▶ TASK DESCRIPTION
Pick out all lines of the entries that include the word "csrc" and copy them.

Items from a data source

══════════════════════════════

UpdateRoute CmaEngine::update_route(bool norms_done, bool with_cov) const
{
    const CmaConst &c = c_;
    UpdateRoute r {};
    auto add = [&r](UpdateKernel k, int slot, int gx, int gy, int gz, int block, size_t lds = 0, int arg = 0) {
// ... 488 lines not shown
    if (k == "C") return o.rows(C_, p * ld, c.n, c.n, c.ld);
    if (k == "invsqrtC") {
        if (c.lazy_isc && out) {
            const int hs = c_.honor_stop;
            c_.honor_stop = 0;
            launch_post(3);
            c_.honor_stop = hs;
            BBO_HIP(hipGetLastError());
            BBO_HIP(hipStreamSynchronize(stream_));
        }
        return o.rows(isc_, p * ld, c.n, c.n, c.ld);
    }
    if (k == "BD") {
        if (out && cap >= (int) (n * n)) {
            std::vector<double> pk(ld * ld);
            BDp_.download(pk.data(), ld * ld, p * ld * ld);
            for (size_t i = 0; i < n; i++)
                for (size_t j = 0; j < n; j++) out[i * n + j] = pk[bfrag_index(i, j, ld)];
        }
        return (int) (n * n);
    }
    if (k == "arx") return o.rows(X_, (size_t) p * c.lambda_pad, c.lambda, c.n, c.ld);
    if (k == "weights") {
        if (out && cap >= c.mu) weights_.download(out, c.mu);
        return c.mu;
    }
    if (k == "fitness") {
        if (out && cap >= c.lambda) f_.download(out, c.lambda, (size_t) p * c.lambda_pad);
        return c.lambda;
    }
    if (k == "fit_idx" || k == "fit_val" || k == "rank") {
        if (out && cap >= c.lambda) {
            std::vector<int> ord(c.lambda);
            (k == "rank" ? rank_ : order_).download(ord.data(), c.lambda,
                    (size_t) p * c.lambda_pad);
            if (k == "fit_val") {
                std::vector<double> f(c.lambda);
                f_.download(f.data(), c.lambda, (size_t) p * c.lambda_pad);
                for (int i = 0; i < c.lambda; i++) out[i] = f[ord[i]];
            } else {
                for (int i = 0; i < c.lambda; i++) out[i] = ord[i];
            }
        }
        return c.lambda;
    }
    if (k == "ycoeff") {
        if (out && cap >= c.mu) {
            std::vector<double> S(c.mu_pad);
            S_.download(S.data(), c.mu_pad, (size_t) p * c.mu_pad);
            for (int i = 0; i < c.mu; i++) out[i] = S[i] / std::max(S[c.mu - 1 - i], 1e-8);
        }
        return c.mu;
    }
    if (k == "zlast") {
        const size_t cnt = (size_t) c.lambda * n;
        if (!zrecord_.p) return 0;
        if (out && cap >= (int) cnt) zrecord_.download(out, cnt, p * cnt);
        return (int) cnt;
    }
    if (k == "profile") return profile_report(out, cap);
    if (const int r = prog_get(k, out, cap); r >= 0) return r;
    if (k == "eig_work") {
        const size_t cnt = std::min((size_t) 4 * eig_slab(c.ld), eig_work_.count);
        if (out && (size_t) cap >= cnt) eig_work_.download(out, cnt, (size_t) p * 4 * eig_slab(c.ld));
        return (int) cnt;
    }
    if (k == "eig_stamps") {
        if (!stamps_.p) return 0;
        if (out && cap >= 48) {
            long long t[48];
            stamps_.download(t, 48);
            for (int i = 0; i < 48; i++) out[i] = (double) t[i];
        }
        return 48;
    }
    if (k == "best_hist" || k == "kth_hist") {
        if (out && cap >= c.hlen)
            (k == "best_hist" ? hist_best_ : hist_kth_).download(out, c.hlen, (size_t) p * c.hlen);
        return c.hlen;
    }
    CmaScal s;
    scal_.download(&s, 1, p);
    if (k == "sigma") return o.one(s.sigma);
    if (k == "it") return o.one(s.it);
    if (k == "fev") return o.one(s.fev);
    if (k == "flag") return o.one(s.flag);
    if (k == "stop") return o.one(s.stop);
    if (k == "hsig") return o.one(s.hsig);
    if (k == "pslen") return o.one(s.pslen);
    if (k == "fbest") return o.one(s.fbest);
    if (k == "fworst") return o.one(s.fworst);
    if (k == "eigenlastev") return o.one(s.eigenlastev);
    if (k == "eigen_done") return o.one(s.eigen_done);
    if (k == "basis_ok") return o.one(s.basis_ok);
    if (k == "eig_stage") return o.one(s.eig_stage);
    if (k == "eig_mw_fail") return o.one(s.eig_mw_fail);
    if (k == "chol_repairs") {
        if (c.variant != 3) throw Error(BBO_ERR_KEY, "'chol_repairs' belongs to CholeskyCMAES");
        int r = 0;
        chol_repairs_.download(&r, 1, p);
        return o.one(r);
    }
    if (c.variant == 3 && k == "chol_tri") return o.one(chol_tri_ ? 1 : 0);
    if (c.variant == 3 && k == "stol") return o.one(c.stol);
    if (c.variant == 3 && k == "ranked") return o.one(c.ranked);
    if (k == "eig_mw_off") return o.one(mw_disabled_ ? 1 : 0);
    if (k == "eig_split_maxp") return o.one(split_maxp_);
    if (k == "eig_fixed128") return o.one(last_route_.fixed ? 1 : 0);
    if (k == "cov_fused") return o.one(last_route_.forms_c ? 1 : 0);
    if (k == "eig_route") {
        double ids[sizeof(last_route_.step) / sizeof(last_route_.step[0])];
        for (int i = 0; i < last_route_.count; i++) ids[i] = last_route_.step[i].k;
        return o.copy(ids, last_route_.count);
    }
    if (k == "rank_route") return o.one(last_rank_);
    if (k == "sample_route") return o.one(last_sample_.k);
    if (k == "sample_lean") return o.one(last_sample_.full);
    if (k == "update_route") {
        double ids[sizeof(last_update_.step) / sizeof(last_update_.step[0])];
        for (int i = 0; i < last_update_.count; i++) ids[i] = last_update_.step[i].k;
        return o.copy(ids, last_update_.count);
    }
    if (k == "small_fused") return o.one(small_fused_ ? 1 : 0);
    if (k == "splits") return o.one(c.splits);
    if (k == "gram_coef_stamp") {
        int stamp = 0;
        if (coef_stamp_.p) coef_stamp_.download(&stamp, 1, p);
        return o.one(stamp);
    }
    if (k == "eig_mw_reserved") return o.one((double) mw_reserved_);
    if (k == "eig_mw_capacity") {
        MwBudget &b = MwBudget::get();
        std::lock_guard<std::mutex> lock(b.m);
        return o.one((double) b.capacity(params_.device));
    }
    if (k == "best_len") return o.one(s.hist_len);
    if (k == "best_buffer") return o.one(s.hist_head);
    if (k == "ibest") return o.one(s.ibw[0]);
    if (k == "ybw") return o.copy(s.ybw, 4);
    if (k == "ibw") {
        const double ids[4] = { (double) s.ibw[0], (double) s.ibw[1], (double) s.ibw[2], (double) s.ibw[3] };
        return o.copy(ids, 4);
    }
    if (k == "n") return o.one(c.n);
    if (k == "lambda") return o.one(c.lambda);
    if (k == "mu") return o.one(c.mu);
    if (k == "mueff") return o.one(c.mueff);
    if (k == "cc") return o.one(c.cc);
    if (k == "cs") return o.one(c.cs);
    if (k == "c1") return o.one(c.c1);
    if (k == "cmu") return o.one(c.cmu);
    if (k == "cneg") return o.one(c.cneg);
    if (k == "alphaold") return o.one(c.alphaold);
    if (k == "cm") return o.one(c.cm);
    if (k == "ccov") return o.one(c.ccov);
    if (k == "damps") return o.one(c.damps);
    if (k == "chi") return o.one(c.chi);
    if (k == "eigenfreq") return o.one(c.eigenfreq);
    if (k == "hlen") return o.one(c.hlen);
    if (k == "ik") return o.one(c.ik);
    if (k == "mit") return o.one(c.mit);
    if (k == "mfev") return o.one(c.mfev);
    if (k == "sigma0") return o.one(c.sigma0);
    throw Error(BBO_ERR_KEY, "unknown state key '" + k + "'");
}
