# actionml/universal-recommender

Hardware: AMD Instinct MI355X
Metric: cooccurrence pairs/sec (A'A+A'B) + LLR top-k items/sec (higher is better)
Workload: dtype int32 counts / f64 LLR; 1 GPU; config4: synthetic 10M users x 2M items, Zipf-1.0, 5 event types (purchase/view/add-to-cart/search/category-pref); generator=torch Philox on the GPU (universal_recommender_amd.synth.generate_device), maxEventsPerEventType=500, maxCorrelatorsPerEventType=50, seed=20260925, entry_point=urcco_context_build_device (C ABI, include/urcco.h), launch=one process per GPU, parallelism=items range-partitioned over 1 GPU(s), one HIP stream per event type

## Files before the change

universal-recommender_amd/csrc/cco_common.h:

```cpp
#pragma once
#include "cco_kernels.h"

namespace urcco {


constexpr int WAVE = 64;

__device__ __forceinline__ unsigned long long shfl_xor_u64(unsigned long long v, int m) {
  unsigned lo = (unsigned)v, hi = (unsigned)(v >> 32);
  lo = __shfl_xor(lo, m);
  hi = __shfl_xor(hi, m);
  return ((unsigned long long)hi << 32) | lo;
}
__device__ __forceinline__ long long shfl_i64(long long v, int src) {
  unsigned lo = (unsigned)v, hi = (unsigned)((unsigned long long)v >> 32);
  lo = __shfl(lo, src);
  hi = __shfl(hi, src);
  return (long long)(((unsigned long long)hi << 32) | lo);
}
__device__ __forceinline__ long long shfl_up_i64(long long v, unsigned d) {
  unsigned lo = (unsigned)v, hi = (unsigned)((unsigned long long)v >> 32);
  lo = __shfl_up(lo, d);
  hi = __shfl_up(hi, d);
  return (long long)(((unsigned long long)hi << 32) | lo);
// ... 59 lines not shown
    tot += sw;
  }
  __syncthreads();
  *total = tot;
  return base + inc - v;
}

template <typename Load>
__global__ __launch_bounds__(SCAN_THREADS) void scan_reduce_kernel(Load ld, int64_t n, int64_t* __restrict__ tile_sums,
                                                                   const int64_t* __restrict__ n_live) {
  __shared__ long long s_wave[SCAN_THREADS / WAVE];
  const int64_t base = (int64_t)blockIdx.x * SCAN_TILE;
  if (n_live && base >= *n_live) {
    if (threadIdx.x == 0) tile_sums[blockIdx.x] = 0;
    return;
  }
  long long v = 0;
#pragma unroll
  for (int q = 0; q < SCAN_ITEMS; ++q) {
    const int64_t i = base + (int64_t)q * SCAN_THREADS + threadIdx.x;
    if (i < n) v += ld(i);
  }
  long long tot;
  block_exclusive_scan(v, s_wave, &tot);
  if (threadIdx.x == 0) tile_sums[blockIdx.x] = tot;
}

constexpr int ST_THREADS = 1024;
constexpr int ST_ITEMS = 8;
static __global__ __launch_bounds__(ST_THREADS) void scan_tiles_kernel(int64_t* __restrict__ tile_sums, int64_t n_tiles, const int64_t* __restrict__ n_live,
                                                                       ExpandForm form) {
  __shared__ long long s_wave[ST_THREADS / WAVE];
  __shared__ int s_over;
  if (threadIdx.x == 0) s_over = 0;
  __syncthreads();
  bool over = false;
  const int lane = threadIdx.x & (WAVE - 1), wave = threadIdx.x / WAVE;
  int64_t live_tiles = n_tiles;
  if (n_live) {
    const int64_t lt = *n_live / SCAN_TILE + 1;
    if (lt < live_tiles) live_tiles = lt;
  }
  long long carry = form.seed;
  for (int64_t base = 0; base < live_tiles; base += ST_THREADS * ST_ITEMS) {
    const int64_t first = base + (int64_t)threadIdx.x * ST_ITEMS;
    long long x[ST_ITEMS];
    long long sum = 0;
#pragma unroll
    for (int q = 0; q < ST_ITEMS; ++q) {
      x[q] = first + q < live_tiles ? tile_sums[first + q] : 0;
      sum += x[q];
      over = over || (unsigned long long)x[q] >= form.limit;
    }
    long long inc = sum;
#pragma unroll
    for (int d = 1; d < WAVE; d <<= 1) {
      const long long o = shfl_up_i64(inc, d);
      if (lane >= d) inc += o;
    }
    if (lane == WAVE - 1) s_wave[wave] = inc;
    __syncthreads();
    long long before = 0, tot = 0;
#pragma unroll
    for (int w = 0; w < ST_THREADS / WAVE; ++w) {
      const long long sw = s_wave[w];
      if (w < wave) before += sw;
      tot += sw;
    }
    __syncthreads();
    long long run = carry + before + inc - sum;
#pragma unroll
    for (int q = 0; q < ST_ITEMS; ++q) {
      if (first + q < live_tiles) tile_sums[first + q] = run;
      run += x[q];
    }
    carry += tot;
  }
  for (int64_t t = live_tiles + threadIdx.x; t < n_tiles; t += ST_THREADS) tile_sums[t] = carry;
  if (threadIdx.x == 0) tile_sums[n_tiles] = carry;
  if (form.word) {
    if (over) s_over = 1;
    __syncthreads();
    if (threadIdx.x == 0) {
      int f = form.host_narrow ? 0 : *form.word;
      if (form.host_narrow) s_over = 0;
      if (s_over) f |= FORM_TILE;
      if (form.pack_bad && *form.pack_bad != 0) f |= FORM_PACK;
      if (form.host_wide) f |= FORM_HOST;
      *form.word = f ? (f | FORM_WIDE) : 0;
    }
  }
}

template <typename Load>
__global__ __launch_bounds__(SCAN_THREADS) void scan_downsweep_kernel(Load ld, int64_t n, const int64_t* __restrict__ tile_sums,
                                                                      int64_t n_tiles, int64_t* __restrict__ out,
                                                                      const int64_t* __restrict__ n_live) {
  __shared__ long long s_wave[SCAN_THREADS / WAVE];
  if (n_live && (int64_t)blockIdx.x * SCAN_TILE > *n_live) return;
  const int64_t first = (int64_t)blockIdx.x * SCAN_TILE + (int64_t)threadIdx.x * SCAN_ITEMS;
  static_assert(SCAN_ITEMS == 8, "load8");
  long long x[SCAN_ITEMS];
  long long v = 0;
  const bool interior = first + SCAN_ITEMS <= n;
  if (interior) {
    ld.load8(first, x);
  } else {
#pragma unroll
    for (int q = 0; q < SCAN_ITEMS; ++q) x[q] = first + q < n ? ld(first + q) : 0;
  }
#pragma unroll
  for (int q = 0; q < SCAN_ITEMS; ++q) v += x[q];
  long long tot;
  long long run = block_exclusive_scan(v, s_wave, &tot) + tile_sums[blockIdx.x];
  if (interior && (reinterpret_cast<uintptr_t>(out) & 15) == 0) {
#pragma unroll
    for (int q = 0; q < SCAN_ITEMS; q += 2) {
      const long long e0 = run, e1 = run + x[q];
      run = e1 + x[q + 1];
      int4 w;
      w.x = (int)(unsigned)e0; w.y = (int)(unsigned)((unsigned long long)e0 >> 32);
      w.z = (int)(unsigned)e1; w.w = (int)(unsigned)((unsigned long long)e1 >> 32);
      *reinterpret_cast<int4*>(out + first + q) = w;
    }
  } else {
#pragma unroll
    for (int q = 0; q < SCAN_ITEMS; ++q) {
      const int64_t i = first + q;
      if (i < n) out[i] = run;
      run += x[q];
    }
  }
  if (blockIdx.x == 0 && threadIdx.x == 0) out[n] = tile_sums[n_tiles];
}

constexpr int SB_THREADS = 1024;
constexpr int SB_ITEMS = 8;
constexpr int64_t SB_MAX = 32768;
template <typename Load>
__global__ __launch_bounds__(SB_THREADS) void scan_block_kernel(Load ld, int64_t n, int64_t* __restrict__ out) {
  __shared__ long long s_wave[SB_THREADS / WAVE];
  const int lane = threadIdx.x & (WAVE - 1), wave = threadIdx.x / WAVE;
  long long carry = 0;
  for (int64_t base = 0; base < n; base += SB_THREADS * SB_ITEMS) {
    const int64_t first = base + (int64_t)threadIdx.x * SB_ITEMS;
    long long x[SB_ITEMS];
    long long sum = 0;
    if (first + SB_ITEMS <= n) {
      ld.load8(first, x);
    } else {
#pragma unroll
      for (int q = 0; q < SB_ITEMS; ++q) x[q] = first + q < n ? ld(first + q) : 0;
    }
#pragma unroll
    for (int q = 0; q < SB_ITEMS; ++q) sum += x[q];
    long long inc = sum;
#pragma unroll
    for (int d = 1; d < WAVE; d <<= 1) {
      const long long o = shfl_up_i64(inc, d);
      if (lane >= d) inc += o;
    }
    if (lane == WAVE - 1) s_wave[wave] = inc;
    __syncthreads();
    long long before = 0, tot = 0;
#pragma unroll
    for (int w = 0; w < SB_THREADS / WAVE; ++w) {
      const long long sw = s_wave[w];
// ... 30 lines not shown
```

universal-recommender_amd/csrc/cco_counts.hip:

```cpp
#include "cco_kernels.h"

#include <atomic>
#include <cstdio>
#include <cstdlib>

#include "cco_common.h"
#include "cco_device.h"


namespace urcco {

constexpr int CC_THREADS = 256;
constexpr int CC_SLOTS = 4096;

__device__ __forceinline__ void cc_insert(int* s_key, int* s_cnt, int32_t* __restrict__ counts, int col) {
  const int key = col + 1;
  unsigned h = ((unsigned)key * 0x9E3779B1u) >> 20;
#pragma unroll
  for (int probe = 0; probe < 2; ++probe) {
    int kk = __hip_atomic_load(&s_key[h], __ATOMIC_RELAXED, __HIP_MEMORY_SCOPE_WORKGROUP);
    if (kk == 0) kk = atomicCAS(&s_key[h], 0, key), kk = (kk == 0) ? key : kk;
    if (kk == key) {
      atomicAdd(&s_cnt[h], 1);
      return;
// ... 164 lines not shown
    const long long dst = s_base[b];
    for (int t = lane; t < len; t += WAVE) bucketed[dst + t] = s_stage[l0 + t];
  }
}

__global__ __launch_bounds__(SCAN_THREADS) void ph_blockmap_kernel(const int64_t* __restrict__ offsets, int n_buckets, int64_t n_parts,
                                                                  int32_t* __restrict__ blk_prefix, int PH_CHUNK) {
  __shared__ long long s_wave[SCAN_THREADS / WAVE];
  long long carry = 0;
  for (int base = 0; base < n_buckets; base += SCAN_THREADS) {
    const int b = base + threadIdx.x;
    long long v = 0;
    if (b < n_buckets) {
      const long long size = offsets[(int64_t)(b + 1) * n_parts] - offsets[(int64_t)b * n_parts];
      v = (size + PH_CHUNK - 1) / PH_CHUNK;
    }
    long long tot;
    const long long ex = block_exclusive_scan(v, s_wave, &tot);
    if (b < n_buckets) blk_prefix[b] = (int32_t)(carry + ex);
    carry += tot;
  }
  if (threadIdx.x == 0) blk_prefix[n_buckets] = (int32_t)carry;
}

constexpr int PHH_THREADS = 1024;
__global__ __launch_bounds__(PHH_THREADS) void ph_hist_kernel(const unsigned short* __restrict__ bucketed, const int64_t* __restrict__ offsets,
                                                      int n_buckets, int64_t n_parts, const int32_t* __restrict__ blk_prefix,
                                                      unsigned short* __restrict__ partial, int PH_CHUNK) {
  __shared__ unsigned s_cnt[PH_BUCKET];
  const int blk = blockIdx.x;
  if (blk >= blk_prefix[n_buckets]) return;
  int lo = 0, hi = n_buckets;
  while (hi - lo > 1) {
    const int mid = (lo + hi) >> 1;
    if (blk_prefix[mid] <= blk) lo = mid; else hi = mid;
  }
  const int b = lo;
  for (int c = threadIdx.x; c < PH_BUCKET; c += PHH_THREADS) s_cnt[c] = 0u;
  __syncthreads();
  const int64_t bs = offsets[(int64_t)b * n_parts], be = offsets[(int64_t)(b + 1) * n_parts];
  const int64_t e0 = bs + (int64_t)(blk - blk_prefix[b]) * PH_CHUNK;
  const int64_t e1 = e0 + PH_CHUNK < be ? e0 + PH_CHUNK : be;
  int64_t e = e0 + threadIdx.x;
  const int64_t a0 = (e0 + 7) & ~(int64_t)7;
  for (; e < e1 && e < a0; e += PHH_THREADS) atomicAdd(&s_cnt[bucketed[e]], 1u);
  for (int64_t v = a0 + (int64_t)threadIdx.x * 8; v + 7 < e1; v += PHH_THREADS * 8) {
    const uint4 x = *reinterpret_cast<const uint4*>(bucketed + v);
    atomicAdd(&s_cnt[x.x & 0xffffu], 1u); atomicAdd(&s_cnt[x.x >> 16], 1u);
    atomicAdd(&s_cnt[x.y & 0xffffu], 1u); atomicAdd(&s_cnt[x.y >> 16], 1u);
    atomicAdd(&s_cnt[x.z & 0xffffu], 1u); atomicAdd(&s_cnt[x.z >> 16], 1u);
    atomicAdd(&s_cnt[x.w & 0xffffu], 1u); atomicAdd(&s_cnt[x.w >> 16], 1u);
  }
  {
    const int64_t n_vec = e1 > a0 ? (e1 - a0) / 8 : 0;
    for (int64_t t = a0 + n_vec * 8 + threadIdx.x; t < e1; t += PHH_THREADS) atomicAdd(&s_cnt[bucketed[t]], 1u);
  }
  __syncthreads();
  unsigned* out = reinterpret_cast<unsigned*>(partial + (int64_t)blk * PH_BUCKET);
  for (int c = threadIdx.x; c < PH_BUCKET / 2; c += PHH_THREADS) out[c] = s_cnt[2 * c] | (s_cnt[2 * c + 1] << 16);
}

__global__ __launch_bounds__(256) void ph_reduce_kernel(const unsigned short* __restrict__ partial, const int32_t* __restrict__ blk_prefix, int32_t n_cols,
                                                        int32_t* __restrict__ counts) {
  const int64_t j = (int64_t)blockIdx.x * 256 + threadIdx.x;
  if (j >= n_cols) return;
  const int b = (int)(j >> PH_BITS);
  const int c = (int)(j & (PH_BUCKET - 1));
  unsigned sum = 0;
  for (int blk = blk_prefix[b]; blk < blk_prefix[b + 1]; ++blk) sum += partial[(int64_t)blk * PH_BUCKET + c];
  counts[j] = (int32_t)sum;
}

constexpr int PL_BITS = 14;
constexpr int PL_BUCKET = 1 << PL_BITS;
constexpr int PL_PART = 16384;
constexpr int PL_THREADS = 512;
constexpr int PL_PER_THREAD = PL_PART / PL_THREADS;
constexpr int PL_MAX_BUCKETS = 256;
constexpr int PL_COPIES = 16;
static_assert(PL_PER_THREAD % 4 == 0 && PL_PART / PL_COPIES <= 1024 && PL_THREADS % PL_COPIES == 0, "packed word: 8 + 14 + 10 bits");

__global__ __launch_bounds__(PL_THREADS, 6) void pl_partition_kernel(const int32_t* __restrict__ ci, int64_t nnz_host, const int64_t* __restrict__ nnz_dev,
                                                                  int n_buckets, int64_t n_parts, unsigned short* __restrict__ bucketed,
                                                                  unsigned short* __restrict__ loc_t, int vec_ok) {
  __shared__ int s_cnt[PL_COPIES * PL_MAX_BUCKETS];
  __shared__ uint4 s_stage4[PL_PART / 8];
  __shared__ long long s_wave[PL_THREADS / WAVE];
  unsigned short* s_stage = reinterpret_cast<unsigned short*>(s_stage4);
  const int64_t nnz = nnz_dev ? *nnz_dev : nnz_host;
  const int64_t e0 = (int64_t)blockIdx.x * PL_PART;
  const int64_t e1 = e0 + PL_PART < nnz ? e0 + PL_PART : nnz;
  if (e0 >= e1) {
    for (int b = threadIdx.x; b <= n_buckets; b += PL_THREADS) loc_t[(int64_t)b * n_parts + blockIdx.x] = 0;
    return;
  }
  for (int b = threadIdx.x; b < PL_COPIES * n_buckets; b += PL_THREADS) s_cnt[b] = 0;
  __syncthreads();
  int* mine = s_cnt + (threadIdx.x & (PL_COPIES - 1)) * n_buckets;
  const int n = (int)(e1 - e0);
  auto live = [&](int q) { return (q >> 2) * (PL_THREADS * 4) + (int)threadIdx.x * 4 + (q & 3) < n; };
  unsigned w[PL_PER_THREAD];
#pragma unroll
  for (int r = 0; r < PL_PER_THREAD / 4; ++r) {
    const int64_t e = e0 + (int64_t)r * (PL_THREADS * 4) + (int64_t)threadIdx.x * 4;
    int4 x = make_int4(0, 0, 0, 0);
    if (vec_ok && e + 3 < e1) {
      x = *reinterpret_cast<const int4*>(ci + e);
    } else {
      if (e < e1) x.x = ci[e];
      if (e + 1 < e1) x.y = ci[e + 1];
      if (e + 2 < e1) x.z = ci[e + 2];
      if (e + 3 < e1) x.w = ci[e + 3];
    }
    w[4 * r] = (unsigned)x.x; w[4 * r + 1] = (unsigned)x.y; w[4 * r + 2] = (unsigned)x.z; w[4 * r + 3] = (unsigned)x.w;
  }
#pragma unroll
  for (int q = 0; q < PL_PER_THREAD; ++q) {
    if (live(q)) {
      const unsigned b = w[q] >> PL_BITS;
      const unsigned rank = (unsigned)atomicAdd(&mine[b], 1);
      w[q] = (b << 24) | ((w[q] & (PL_BUCKET - 1)) << 10) | rank;
    }
  }
  __syncthreads();
  {
    const int b = threadIdx.x;
    long long tot = 0;
    if (b < n_buckets) {
#pragma unroll
      for (int k = 0; k < PL_COPIES; ++k) tot += s_cnt[k * n_buckets + b];
    }
    long long all;
    const long long ex = block_exclusive_scan<PL_THREADS>(tot, s_wave, &all);
    if (b < n_buckets) {
      int run = (int)ex;
      loc_t[(int64_t)b * n_parts + blockIdx.x] = (unsigned short)run;
#pragma unroll
      for (int k = 0; k < PL_COPIES; ++k) {
        const int c = s_cnt[k * n_buckets + b];
        s_cnt[k * n_buckets + b] = run;
        run += c;
      }
    }
    if (b == n_buckets) loc_t[(int64_t)b * n_parts + blockIdx.x] = (unsigned short)all;
  }
  __syncthreads();
#pragma unroll
  for (int q = 0; q < PL_PER_THREAD; ++q) {
    if (live(q)) s_stage[mine[w[q] >> 24] + (int)(w[q] & 1023u)] = (unsigned short)((w[q] >> 10) & (PL_BUCKET - 1));
  }
  __syncthreads();
  uint4* dst = reinterpret_cast<uint4*>(bucketed + e0);
  for (int v = threadIdx.x; v * 8 < n; v += PL_THREADS) dst[v] = s_stage4[v];
}
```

══════════════════════════════

▶ FINISHED EXERCISE
universal-recommender_amd/csrc/cco_common.h:
universal-recommender_amd/csrc/cco_counts.hip:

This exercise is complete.